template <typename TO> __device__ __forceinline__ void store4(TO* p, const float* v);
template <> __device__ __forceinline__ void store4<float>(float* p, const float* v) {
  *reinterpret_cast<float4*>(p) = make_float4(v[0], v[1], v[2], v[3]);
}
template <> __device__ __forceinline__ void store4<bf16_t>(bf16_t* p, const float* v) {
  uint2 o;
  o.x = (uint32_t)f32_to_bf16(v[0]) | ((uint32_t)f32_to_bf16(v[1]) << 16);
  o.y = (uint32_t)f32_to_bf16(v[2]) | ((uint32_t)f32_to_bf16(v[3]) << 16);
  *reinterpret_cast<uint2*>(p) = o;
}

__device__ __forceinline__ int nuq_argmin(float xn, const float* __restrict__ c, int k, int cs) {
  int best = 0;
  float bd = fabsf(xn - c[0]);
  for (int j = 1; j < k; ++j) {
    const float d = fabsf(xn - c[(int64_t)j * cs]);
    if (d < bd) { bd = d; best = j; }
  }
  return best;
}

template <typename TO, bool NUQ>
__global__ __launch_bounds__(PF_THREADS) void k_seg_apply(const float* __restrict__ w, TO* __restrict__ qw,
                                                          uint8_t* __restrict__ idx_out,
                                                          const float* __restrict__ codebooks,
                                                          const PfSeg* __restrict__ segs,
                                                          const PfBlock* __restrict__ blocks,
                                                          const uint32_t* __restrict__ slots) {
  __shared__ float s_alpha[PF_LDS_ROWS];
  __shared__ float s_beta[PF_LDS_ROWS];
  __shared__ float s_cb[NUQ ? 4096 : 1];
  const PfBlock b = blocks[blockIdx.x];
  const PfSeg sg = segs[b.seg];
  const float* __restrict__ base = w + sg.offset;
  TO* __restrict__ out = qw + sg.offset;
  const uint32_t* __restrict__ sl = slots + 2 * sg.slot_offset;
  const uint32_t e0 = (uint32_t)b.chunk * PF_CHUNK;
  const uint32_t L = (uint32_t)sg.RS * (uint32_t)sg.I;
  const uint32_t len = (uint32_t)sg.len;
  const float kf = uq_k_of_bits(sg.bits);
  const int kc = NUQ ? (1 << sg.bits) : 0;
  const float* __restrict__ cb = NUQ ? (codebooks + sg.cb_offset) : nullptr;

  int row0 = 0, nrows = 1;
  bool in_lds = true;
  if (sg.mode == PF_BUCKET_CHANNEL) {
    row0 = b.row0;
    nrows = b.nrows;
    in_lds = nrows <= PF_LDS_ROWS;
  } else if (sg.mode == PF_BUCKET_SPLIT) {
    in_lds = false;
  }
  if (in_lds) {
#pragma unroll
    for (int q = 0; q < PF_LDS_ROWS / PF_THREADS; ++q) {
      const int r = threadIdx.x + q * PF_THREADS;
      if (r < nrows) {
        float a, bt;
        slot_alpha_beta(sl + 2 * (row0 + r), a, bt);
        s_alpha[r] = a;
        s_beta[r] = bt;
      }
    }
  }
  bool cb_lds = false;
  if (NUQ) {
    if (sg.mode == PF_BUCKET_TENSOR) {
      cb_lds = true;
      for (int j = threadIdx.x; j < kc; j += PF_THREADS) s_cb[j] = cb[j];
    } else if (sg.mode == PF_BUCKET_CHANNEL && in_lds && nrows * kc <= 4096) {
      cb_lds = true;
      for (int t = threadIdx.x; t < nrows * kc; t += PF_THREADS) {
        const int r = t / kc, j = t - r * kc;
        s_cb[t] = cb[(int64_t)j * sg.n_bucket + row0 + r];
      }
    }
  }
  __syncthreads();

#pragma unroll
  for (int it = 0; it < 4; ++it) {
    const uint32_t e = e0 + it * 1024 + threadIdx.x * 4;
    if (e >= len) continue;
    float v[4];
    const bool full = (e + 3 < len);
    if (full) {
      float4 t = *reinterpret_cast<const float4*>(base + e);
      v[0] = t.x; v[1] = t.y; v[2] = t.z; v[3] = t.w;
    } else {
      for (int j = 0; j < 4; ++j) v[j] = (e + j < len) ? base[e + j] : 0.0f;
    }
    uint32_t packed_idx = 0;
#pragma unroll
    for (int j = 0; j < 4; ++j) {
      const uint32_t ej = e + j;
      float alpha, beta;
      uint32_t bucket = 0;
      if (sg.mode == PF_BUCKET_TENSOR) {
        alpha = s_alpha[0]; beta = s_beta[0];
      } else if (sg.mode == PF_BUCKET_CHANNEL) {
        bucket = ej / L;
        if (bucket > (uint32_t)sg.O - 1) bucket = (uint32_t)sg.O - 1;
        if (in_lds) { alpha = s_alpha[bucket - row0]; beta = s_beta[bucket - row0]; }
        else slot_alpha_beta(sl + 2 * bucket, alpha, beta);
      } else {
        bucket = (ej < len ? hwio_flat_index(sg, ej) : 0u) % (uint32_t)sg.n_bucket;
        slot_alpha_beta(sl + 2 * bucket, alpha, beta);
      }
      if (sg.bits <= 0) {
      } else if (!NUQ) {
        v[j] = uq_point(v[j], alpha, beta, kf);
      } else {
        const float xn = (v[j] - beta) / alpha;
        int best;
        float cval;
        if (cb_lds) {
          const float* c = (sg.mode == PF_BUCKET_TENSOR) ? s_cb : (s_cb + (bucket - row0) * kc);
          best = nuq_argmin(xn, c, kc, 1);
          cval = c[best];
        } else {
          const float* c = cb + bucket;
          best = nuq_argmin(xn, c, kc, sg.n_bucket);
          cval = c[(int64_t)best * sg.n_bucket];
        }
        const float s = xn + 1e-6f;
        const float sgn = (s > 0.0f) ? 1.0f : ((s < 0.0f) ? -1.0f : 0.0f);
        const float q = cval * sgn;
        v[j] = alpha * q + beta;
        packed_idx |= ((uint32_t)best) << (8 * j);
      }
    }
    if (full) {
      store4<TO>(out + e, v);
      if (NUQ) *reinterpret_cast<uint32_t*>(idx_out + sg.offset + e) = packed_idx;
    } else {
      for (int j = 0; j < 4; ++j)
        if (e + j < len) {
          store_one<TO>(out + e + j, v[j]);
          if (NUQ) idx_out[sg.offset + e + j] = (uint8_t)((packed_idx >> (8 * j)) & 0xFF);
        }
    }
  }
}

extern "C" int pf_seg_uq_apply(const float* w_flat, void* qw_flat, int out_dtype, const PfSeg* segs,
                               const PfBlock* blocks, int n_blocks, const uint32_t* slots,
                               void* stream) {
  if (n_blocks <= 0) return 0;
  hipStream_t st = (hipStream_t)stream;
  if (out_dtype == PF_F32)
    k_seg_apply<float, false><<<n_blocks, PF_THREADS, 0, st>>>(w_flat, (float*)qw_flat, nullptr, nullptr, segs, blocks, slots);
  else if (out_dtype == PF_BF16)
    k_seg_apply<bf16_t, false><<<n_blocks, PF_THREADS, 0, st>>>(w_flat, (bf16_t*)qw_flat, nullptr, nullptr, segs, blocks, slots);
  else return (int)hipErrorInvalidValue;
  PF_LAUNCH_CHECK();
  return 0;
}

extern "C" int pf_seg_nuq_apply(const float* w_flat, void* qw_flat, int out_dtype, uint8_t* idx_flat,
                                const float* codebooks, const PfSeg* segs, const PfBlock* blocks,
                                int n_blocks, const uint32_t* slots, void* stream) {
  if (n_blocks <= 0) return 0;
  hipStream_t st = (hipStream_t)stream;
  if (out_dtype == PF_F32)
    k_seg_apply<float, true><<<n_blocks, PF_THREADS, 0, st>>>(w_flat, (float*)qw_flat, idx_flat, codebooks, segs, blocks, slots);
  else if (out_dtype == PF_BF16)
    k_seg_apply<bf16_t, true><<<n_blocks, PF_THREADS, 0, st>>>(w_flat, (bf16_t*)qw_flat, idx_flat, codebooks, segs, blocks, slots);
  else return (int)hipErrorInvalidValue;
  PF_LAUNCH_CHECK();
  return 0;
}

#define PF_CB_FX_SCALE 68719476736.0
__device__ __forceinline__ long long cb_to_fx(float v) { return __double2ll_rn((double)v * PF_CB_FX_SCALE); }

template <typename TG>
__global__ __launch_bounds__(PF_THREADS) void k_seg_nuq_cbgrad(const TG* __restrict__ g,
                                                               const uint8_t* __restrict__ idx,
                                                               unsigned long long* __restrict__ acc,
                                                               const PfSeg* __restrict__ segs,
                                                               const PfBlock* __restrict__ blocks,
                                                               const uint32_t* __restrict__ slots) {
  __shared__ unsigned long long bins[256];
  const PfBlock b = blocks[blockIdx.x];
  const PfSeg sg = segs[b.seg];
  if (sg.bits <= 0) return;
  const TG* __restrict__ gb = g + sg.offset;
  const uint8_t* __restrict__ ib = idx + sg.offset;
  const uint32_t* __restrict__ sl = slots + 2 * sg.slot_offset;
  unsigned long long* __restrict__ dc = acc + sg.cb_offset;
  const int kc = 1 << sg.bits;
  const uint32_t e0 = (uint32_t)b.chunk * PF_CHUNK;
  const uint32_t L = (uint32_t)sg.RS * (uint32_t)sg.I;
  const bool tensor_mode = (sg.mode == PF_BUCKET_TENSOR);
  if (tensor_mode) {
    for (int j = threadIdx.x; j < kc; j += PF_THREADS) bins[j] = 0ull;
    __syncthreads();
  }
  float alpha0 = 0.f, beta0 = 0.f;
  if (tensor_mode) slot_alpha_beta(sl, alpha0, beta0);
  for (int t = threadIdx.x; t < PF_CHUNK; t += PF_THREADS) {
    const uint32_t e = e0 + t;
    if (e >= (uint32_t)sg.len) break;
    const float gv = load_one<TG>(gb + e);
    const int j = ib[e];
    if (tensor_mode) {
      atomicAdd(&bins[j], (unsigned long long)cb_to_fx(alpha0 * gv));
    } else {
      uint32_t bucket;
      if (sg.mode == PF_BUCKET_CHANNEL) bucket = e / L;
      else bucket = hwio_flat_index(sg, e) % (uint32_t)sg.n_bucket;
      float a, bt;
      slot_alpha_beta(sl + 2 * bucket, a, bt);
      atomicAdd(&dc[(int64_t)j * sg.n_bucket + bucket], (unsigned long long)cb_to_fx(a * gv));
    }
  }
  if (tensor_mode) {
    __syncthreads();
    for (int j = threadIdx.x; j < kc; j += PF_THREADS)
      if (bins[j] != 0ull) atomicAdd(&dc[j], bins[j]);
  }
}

------

▶ Your instructions
In the material above, how many lines have the word "fabsf"? Give that number and nothing else.

▶ Output for this exercise
2